From: http://drops.wooyun.org/tips/9214

This post is the extended version of the article A Research on general auto-unpacking methods for Android applications presented on the Wooyun summit.

0x00 Background & Significance

Comparing traditional PC applications, Android applications are easier to reverse, because when the reversing process is done, it will completely recover the Java code or the smali intermediate language of the application. Both have a wealth of high-level semantic information that is easy to understand and expose its program logic to less technical attackers. Therefore, consolidated protection service for Android applications is brought to life. At first, only Party A companies provided such service and nowadays almost every large Internet company has it. Meanwhile, more and more money-related Android apps, such as banking applications are consolidating themselves, which means the market is booming.

A typical consolidated protection service can provide following protections: anti – reverse, anti-tampering, anti – debugging, anti – theft and so on. Although it cannot avoid and protect from the security issues or flaws residing in the application itself, it can effectively protect its true logic and integrity. However, these features can be easily leveraged by malware. There is evidence showed that the rate of packed malware is increasing, as consolidating protection is getting popular.
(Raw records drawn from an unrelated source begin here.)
constexpr int kCrnRows = 32;
dim3 lk_response_grid(int m, int n, int block_size) {
  const int w = crn_cols(block_size), rows = 4 * kCrnRows;
  return dim3((n + w - 1) / w, (m + rows - 1) / rows);
}
dim3 lk_response_nms_grid(int m, int n, int block_size) {
  const int w = crn_cols(block_size) - 2, rows = 4 * kCrnRows;
  return dim3((n + w - 1) / w, (m + rows - 1) / rows);
}
int lk_response_nms_fixed_keys(dim3 grid) { return static_cast<int>(grid.x * grid.y) * 4 * kNmsKeys; }
void launch_lk_response_nms(dim3 grid, hipStream_t stream, int block_size, const unsigned char *u8, const float *clean, int m,
                            int n, int buffer_mask, const float *stats, float quality, CornerKeyT *out, int cap, Band band,
                            unsigned *slots, int *zero_b, int count_b) {
#define PSH_NMS_LAUNCH(BS)                                                                                             \
  hipLaunchKernelGGL((lk_corner_response_nms<BS, kCrnRows>), grid, dim3(256), 0, stream, u8, clean, m, n, buffer_mask, \
                     stats, quality, out, cap, band, slots, zero_b, count_b)
  if (block_size == 1) {
    PSH_NMS_LAUNCH(1);
  } else if (block_size == 3) {
    PSH_NMS_LAUNCH(3);
  } else if (block_size == 5) {
    PSH_NMS_LAUNCH(5);
  } else {
    PSH_NMS_LAUNCH(7);
  }
#undef PSH_NMS_LAUNCH
}
void launch_lk_response(dim3 grid, hipStream_t stream, int block_size, const unsigned char *u8, const float *clean, int m,
                        int n, int buffer_mask, const float *stats, float *eig, float *part, Band band,
                        unsigned *slots = nullptr, int *zero_a = nullptr, int count_a = 0, int *zero_b = nullptr,
                        int count_b = 0) {
#define PSH_CRN_LAUNCH(BS)                                                                                          \
  hipLaunchKernelGGL((lk_corner_response_cols<BS, kCrnRows>), grid, dim3(256), 0, stream, u8, clean, m, n, buffer_mask, \
                     stats, eig, part, band, slots, zero_a, count_a, zero_b, count_b)
  if (block_size == 1) {
    PSH_CRN_LAUNCH(1);
  } else if (block_size == 3) {
    PSH_CRN_LAUNCH(3);
  } else if (block_size == 5) {
    PSH_CRN_LAUNCH(5);
  } else {
    PSH_CRN_LAUNCH(7);
  }
#undef PSH_CRN_LAUNCH
}

static int ensure_lk_ws(size_t nbytes, void **ptr) {
  static void *ws = nullptr;
  const int rc = persistent_device(&ws, nbytes);
  *ptr = ws;
  return rc;
}
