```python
def conv3x3_wgrad_f32_ok(m, x):
    return (CONV3X3_WGRAD_F32 and CNN_PRECISION == 0 and x.is_cuda and x.dtype == torch.float32 and torch.is_grad_enabled()
            and m.weight.requires_grad and tuple(m.weight.shape) == (64, 64, 3, 3) and m.bias is None and m.stride == (1, 1)
            and m.padding == (1, 1) and m.dilation == (1, 1) and m.groups == 1 and tuple(x.shape[1:]) == (64, 56, 56)
            and x.shape[0] >= CONV3X3_WGRAD_F32_MIN_N)


def conv3x3_f32_ok(m, x):
    return (CONV3X3_F32 and CNN_PRECISION == 0 and x.is_cuda and x.dtype == torch.float32 and tuple(m.weight.shape) == (64, 64, 3, 3)
            and m.bias is None and m.stride == (1, 1) and m.padding == (1, 1) and m.dilation == (1, 1) and m.groups == 1
            and tuple(x.shape[1:]) == (64, 56, 56) and x.shape[0] >= CONV3X3_F32_MIN_N)


def conv3x3_own_ok(m, x):
    return (CONV3X3_OWN and CNN_PRECISION == 1 and x.is_cuda and tuple(m.weight.shape) == (64, 64, 3, 3) and m.bias is None
            and m.stride == (1, 1) and m.padding == (1, 1) and m.dilation == (1, 1) and m.groups == 1 and tuple(x.shape[1:]) == (64, 56, 56))


def conv2d(m, x, want_stats=False):
    if want_stats:
        if conv3x3_own_ok(m, x) and getattr(m, "_rp_bf16", None) is not None:
            xb = x if x.dtype == torch.bfloat16 else x.to(torch.bfloat16)
            return Conv3x3C64Fn.apply(xb, m._rp_bf16[0], True)
        if CNN_PRECISION == 0 and x.is_cuda and torch.is_grad_enabled():
            bn_src = getattr(x, "_rp_bn", None) if CONV_F32_BN_BWD else None
            if conv3x3_f32_ok(m, x):
                return Conv3x3C64F32Fn.apply(x, m.weight, True, False, bn_src)
            if conv3x3_c128_f32_ok(m, x):
                return Conv3x3C128F32Fn.apply(x, m.weight, m.bias, True)
        return conv2d(m, x), None
    if CNN_PRECISION == 0 or not x.is_cuda:
        if conv3x3_wgrad_f32_ok(m, x) or conv3x3_f32_ok(m, x):
            return Conv3x3C64F32Fn.apply(x, m.weight, False, False, None)
        if conv3x3_c128_f32_ok(m, x):
            return Conv3x3C128F32Fn.apply(x, m.weight, m.bias, False)
        return m(x)
    bf = torch.bfloat16
    ready = getattr(m, "_rp_bf16", None)
    if ready is not None and conv3x3_own_ok(m, x):
        return Conv3x3C64Fn.apply(x if x.dtype == bf else x.to(bf), ready[0], False)
    if ready is not None:
        xb = x if x.dtype == bf else x.to(bf)
        if (m.stride == (1, 1) and m.dilation == (1, 1) and m.groups == 1 and m.kernel_size[0] == m.kernel_size[1]
                and m.kernel_size[0] >= CONV_BWD_AS_FWD_MIN_K):
            return ConvBf16Fn.apply(xb, ready[0], ready[1], m.padding)
        return torch.nn.functional.conv2d(xb, ready[0], ready[1], m.stride, m.padding, m.dilation, m.groups)
    return torch.nn.functional.conv2d(x if x.dtype == bf else x.to(bf), m.weight.to(bf), None if m.bias is None else m.bias.to(bf),
                                      m.stride, m.padding, m.dilation, m.groups)


CONV_F32_SHARE_INPUT = os.environ.get("RP_CONV_F32_SHARE_INPUT", "1") != "0"


def conv2d_shared(m, x):
    if (CONV_F32_SHARE_INPUT and CNN_PRECISION == 0 and x.is_cuda and torch.is_grad_enabled() and x.requires_grad):
        if conv3x3_f32_ok(m, x):
            return Conv3x3C64F32Fn.apply(x, m.weight, True, True, None)
    y, st = conv2d(m, x, want_stats=True)
    return y, st, x


_NBT_PENDING = None


class batches_tracked_batch:

    def __enter__(self):
        global _NBT_PENDING
        self.prev, _NBT_PENDING = _NBT_PENDING, []
        return self

    def __exit__(self, et, ev, tb):
        global _NBT_PENDING
        cur, _NBT_PENDING = _NBT_PENDING, self.prev
        if et is None and cur:
            torch._foreach_add_(cur, 1)
        return False


def _bump_batches_tracked(bn):
    if _NBT_PENDING is not None and bn.num_batches_tracked is not None:
        _NBT_PENDING.append(bn.num_batches_tracked)
    else:
        bn.num_batches_tracked += 1


def bn_act(bn, x, residual=None, relu=True, stats=None):
    if not x.is_cuda:
        y = bn(x)
        if residual is not None:
            y = y + residual
        return torch.relu(y) if relu else y
    if bn.training and bn.track_running_stats:
        _bump_batches_tracked(bn)
    y = BnActFn.apply(x, bn.weight, bn.bias, bn.running_mean, bn.running_var, residual, bn.training, bn.momentum, bn.eps,
                      relu, stats if bn.training else None)
    if _BN_LAST is not None:
        y._rp_bn = _BN_LAST
    return y


class GeodesicLossFn(_Fn):

    @staticmethod
    def forward(ctx, Ps, Gs):
        lib = _lib.load()
        Ps, Gs = Ps.contiguous(), Gs.contiguous()
        _chk(Ps, Gs)
        B = Gs.shape[0]
        losses = _empty(2, like=Gs)
        dmean = _empty(2, B, 2, 7, like=Gs)
        scratch = _empty(60 * B, like=Gs)
        lib.rp_geodesic_loss(_p(Ps), _p(Gs), _p(losses), _p(dmean), _p(scratch), B, _st())
        ctx.save_for_backward(dmean)
        return losses[0], losses[1]

    @staticmethod
    def backward(ctx, gtr, grot):
# ... 298 lines not shown
```

Baseline: 1994 image-pairs/sec.

## Add custom fp32 MFMA dgrad kernel for 5x5 valid conv

Adds a new HIP library with an fp32 MFMA kernel that computes the input gradient of the 5x5 stride-1 valid convolution (192 output channels, 28x28 input) in NHWC. It tiles 128 images per block at each output pixel, orders pixels by tap count, and double-buffers dy and weight tiles via direct global-to-LDS loads. A new autograd function routes the backward input gradient through this kernel and keeps aten for the weight and bias gradients. This replaces the generic library convolution backward, at the cost of extra channels-last layout conversions and a strict batch-size gate.

Measured after the change: 2019 image-pairs/sec (median of 6 runs). 1.01x the previous value.

```diff
diff --git a/__graft_entry__.py b/__graft_entry__.py
--- a/__graft_entry__.py
+++ b/__graft_entry__.py
@@ -24,10 +24,11 @@
     assert _lib.load_fivepoint().rp_fivepoint_abi_version() == _lib.FIVEPOINT_ABI_VERSION
     assert _lib.load_homography().rp_homography_abi_version() == _lib.HOMOGRAPHY_ABI_VERSION
     assert _lib.load_triangulate().rp_triangulate_abi_version() == _lib.TRIANGULATE_ABI_VERSION
+    assert _lib.load_conv5x5().rp_conv5x5_abi_version() == _lib.CONV5X5_ABI_VERSION
     import rel_pose_amd.model
     import oracle.relpose_oracle
     print("build ok:", _lib.lib_path(), _build.READOUT_LIB, _build.EIGHTPOINT_LIB, _build.REFINE_LIB, _build.CONSENSUS_LIB, _build.SUBMATCH_LIB,
-          _build.FIVEPOINT_LIB, _build.HOMOGRAPHY_LIB, _build.TRIANGULATE_LIB)
+          _build.FIVEPOINT_LIB, _build.HOMOGRAPHY_LIB, _build.TRIANGULATE_LIB, _build.CONV5X5_LIB)
 
 
 def smoke():
diff --git a/include/relpose_conv5x5.h b/include/relpose_conv5x5.h
--- /dev/null
+++ b/include/relpose_conv5x5.h
@@ -0,0 +1,18 @@
+#ifndef RELPOSE_CONV5X5_H
+#define RELPOSE_CONV5X5_H
+
+#include "relpose_hip.h"
+
+#ifdef __cplusplus
+extern "C" {
+#endif
+
+#define RP_CONV5X5_ABI_VERSION 1
+int rp_conv5x5_abi_version(void);
+
+int rp_conv5x5_dgrad_f32(const float* dy, const float* w, float* dx, int N, int CI, const float* res, void* stream);
+
+#ifdef __cplusplus
+}
+#endif
+#endif
diff --git a/rel_pose_amd/_build.py b/rel_pose_amd/_build.py
--- a/rel_pose_amd/_build.py
+++ b/rel_pose_amd/_build.py
@@ -30,6 +30,9 @@
 TRIANGULATE_CSRC = os.path.join(HERE, "csrc_triangulate")
 TRIANGULATE_LIB = os.path.join(HERE, "librelpose_triangulate.so")
 TRIANGULATE_SOURCES = ["triangulate.hip"]
+CONV5X5_CSRC = os.path.join(HERE, "csrc_conv5x5")
+CONV5X5_LIB = os.path.join(HERE, "librelpose_conv5x5.so")
+CONV5X5_SOURCES = ["conv5x5_dgrad_f32.hip"]
 ARCH = "gfx950"
 
 
@@ -83,6 +86,10 @@
     return _stale(TRIANGULATE_LIB, TRIANGULATE_CSRC, TRIANGULATE_SOURCES, _triangulate_headers())
 
 
+def conv5x5_needs_build():
+    return _stale(CONV5X5_LIB, CONV5X5_CSRC, CONV5X5_SOURCES, _conv5x5_headers())
+
+
 def build(force=False, verbose=True):
     import fcntl
     with open(os.path.join(HERE, ".build.lock"), "w") as lock:
@@ -106,6 +113,8 @@
                 _build_locked(verbose, force, HOMOGRAPHY_LIB, HOMOGRAPHY_CSRC, HOMOGRAPHY_SOURCES, _homography_headers())
             if force or triangulate_needs_build():
                 _build_locked(verbose, force, TRIANGULATE_LIB, TRIANGULATE_CSRC, TRIANGULATE_SOURCES, _triangulate_headers())
+            if force or conv5x5_needs_build():
+                _build_locked(verbose, force, CONV5X5_LIB, CONV5X5_CSRC, CONV5X5_SOURCES, _conv5x5_headers())
             return LIB
         finally:
             fcntl.flock(lock, fcntl.LOCK_UN)
@@ -148,6 +157,10 @@
     return _headers() + [os.path.join(os.path.dirname(HERE), "include", "relpose_triangulate.h")]
 
 
+def _conv5x5_headers():
+    return _headers() + [os.path.join(os.path.dirname(HERE), "include", "relpose_conv5x5.h")]
+
+
 def _build_locked(verbose, force, lib, csrc, sources, headers):
     cc = _hipcc()
     objs = []
diff --git a/rel_pose_amd/_lib.py b/rel_pose_amd/_lib.py
--- a/rel_pose_amd/_lib.py
+++ b/rel_pose_amd/_lib.py
@@ -160,6 +160,14 @@
 TRIANGULATE_EXPORTS = tuple(_TRIANGULATE_PROTOTYPES)
 
 
+_CONV5X5_LIB = None
+CONV5X5_HEADER = os.path.join(os.path.dirname(HEADER), "relpose_conv5x5.h")
+with open(CONV5X5_HEADER) as _f:
+    _CONV5X5_CONSTS, _, _CONV5X5_PROTOTYPES, _CONV5X5_STATUS = _header_contract(_f.read(), "relpose_conv5x5.h")
+CONV5X5_ABI_VERSION = _CONV5X5_CONSTS["RP_CONV5X5_ABI_VERSION"]
+CONV5X5_EXPORTS = tuple(_CONV5X5_PROTOTYPES)
+
+
 def lib_path():
     return _build.LIB
 
@@ -395,6 +403,31 @@
     return lib
 
 
+def load_conv5x5():
+    global _CONV5X5_LIB
+    if _CONV5X5_LIB is not None:
+        return _CONV5X5_LIB
+    path = _build.CONV5X5_LIB
+    if _build.conv5x5_needs_build():
+        _build.build(verbose=False)
+    try:
+        lib = ctypes.CDLL(path)
+    except OSError as e:
+        raise RuntimeError("rel_pose_amd: cannot load HIP extension %s (%s); there is no CPU fallback" % (path, e))
+    lib.rp_conv5x5_abi_version.restype = c_int
+    if lib.rp_conv5x5_abi_version() != CONV5X5_ABI_VERSION:
+        raise RuntimeError("rel_pose_amd: %s has ABI version %d, this package binds version %d -- rebuild with "
+                           "`python -m rel_pose_amd._build --force`" % (path, lib.rp_conv5x5_abi_version(), CONV5X5_ABI_VERSION))
+    for name, (res, args) in _CONV5X5_PROTOTYPES.items():
+        fn = getattr(lib, name)
+        fn.restype = res
+        fn.argtypes = args
+        if name in _CONV5X5_STATUS:
+            fn.errcheck = _raise_on_status
+    _CONV5X5_LIB = lib
+    return lib
+
+
 def _raise_on_status(rc, func, args):
     check(rc, func.__name__)
     return rc
diff --git a/rel_pose_amd/csrc_conv5x5/conv5x5_dgrad_f32.hip b/rel_pose_amd/csrc_conv5x5/conv5x5_dgrad_f32.hip
--- /dev/null
+++ b/rel_pose_amd/csrc_conv5x5/conv5x5_dgrad_f32.hip
@@ -0,0 +1,210 @@
+#include "../csrc/common.h"
+#include "../../include/relpose_conv5x5.h"
+
+namespace {
+
+constexpr int CO = 192;
+constexpr int HO = 24;
+constexpr int HI = 28;
+constexpr int KS = 5;
+constexpr int PIX = HI * HI;
+constexpr int IB = 128;
+constexpr int SK = 64;
+constexpr int FOLD = 5;
+constexpr int A_FL = IB * SK;
+constexpr int DY_IMG = HO * HO * CO;
+
+constexpr int tap_lo(int v) { return v > HO - 1 ? v - (HO - 1) : 0; }
+constexpr int tap_hi(int v) { return v < KS - 1 ? v : KS - 1; }
+constexpr int taps(int pix) {
+  const int y = pix / HI, x = pix % HI;
+  return (tap_hi(y) - tap_lo(y) + 1) * (tap_hi(x) - tap_lo(x) + 1);
+}
+
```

On the one hand, malware analysis first requires unpacking. On the other hand, if an application can be easily unpacked and analyzed, the dangers it will face would also rise.

0x01 Research Object

Normally a consolidated protection service can provide general consolidation solutions and customized solutions for EDX. Customized consolidation often requires closer integration of development, which may involve deeper levels of consolidation (such as code consolidation). General DEX consolidation only requires users to provide compiled Android APK. Currently, the former lacks samples and needs close cooperation with consolidated protection providers, while the latter is provides as a free service by most providers and is applied more widely because of that. This post will focus on the latter one that provides protection for executable EDX, which is EDX files protection and aims at research on general recovery methods for DEX files. Customized consolidation service or obfuscation protection for native code is not included here.

0x02 the characteristics of consolidation service

We’ll detail the common characteristic of consolidation service by using a static reversing consolidation method as an example. A consolidation provider adopted this case several months ago. Because consolidation services frequently change its decryption algorithm and scheme, the implementation details are not applied to current products or other consolidation services. But the overall consolidation concept and protection methods are almost the same.

Usually when we use static analysis tools to analyzed a consolidated App, AndroidManifest.xml will save all original information including defined components, permissions and add an entry point, which is often an application, based on that.

However, the code of DEX will be like this.

%E6%9B%BF%E6%8D%A2%E5%9B%BE%E7%89%87.jpg

DEX code only contains a few classes and codes, which mainly does some detection work or preparation. Then it dynamically loads the original DEX file by loading a native library. On account of the use of dynamic loading mechanism, the consolidated DEX file will not have the real code from the original DEX file (There are some consolidations that don’t dynamically load complete DEX).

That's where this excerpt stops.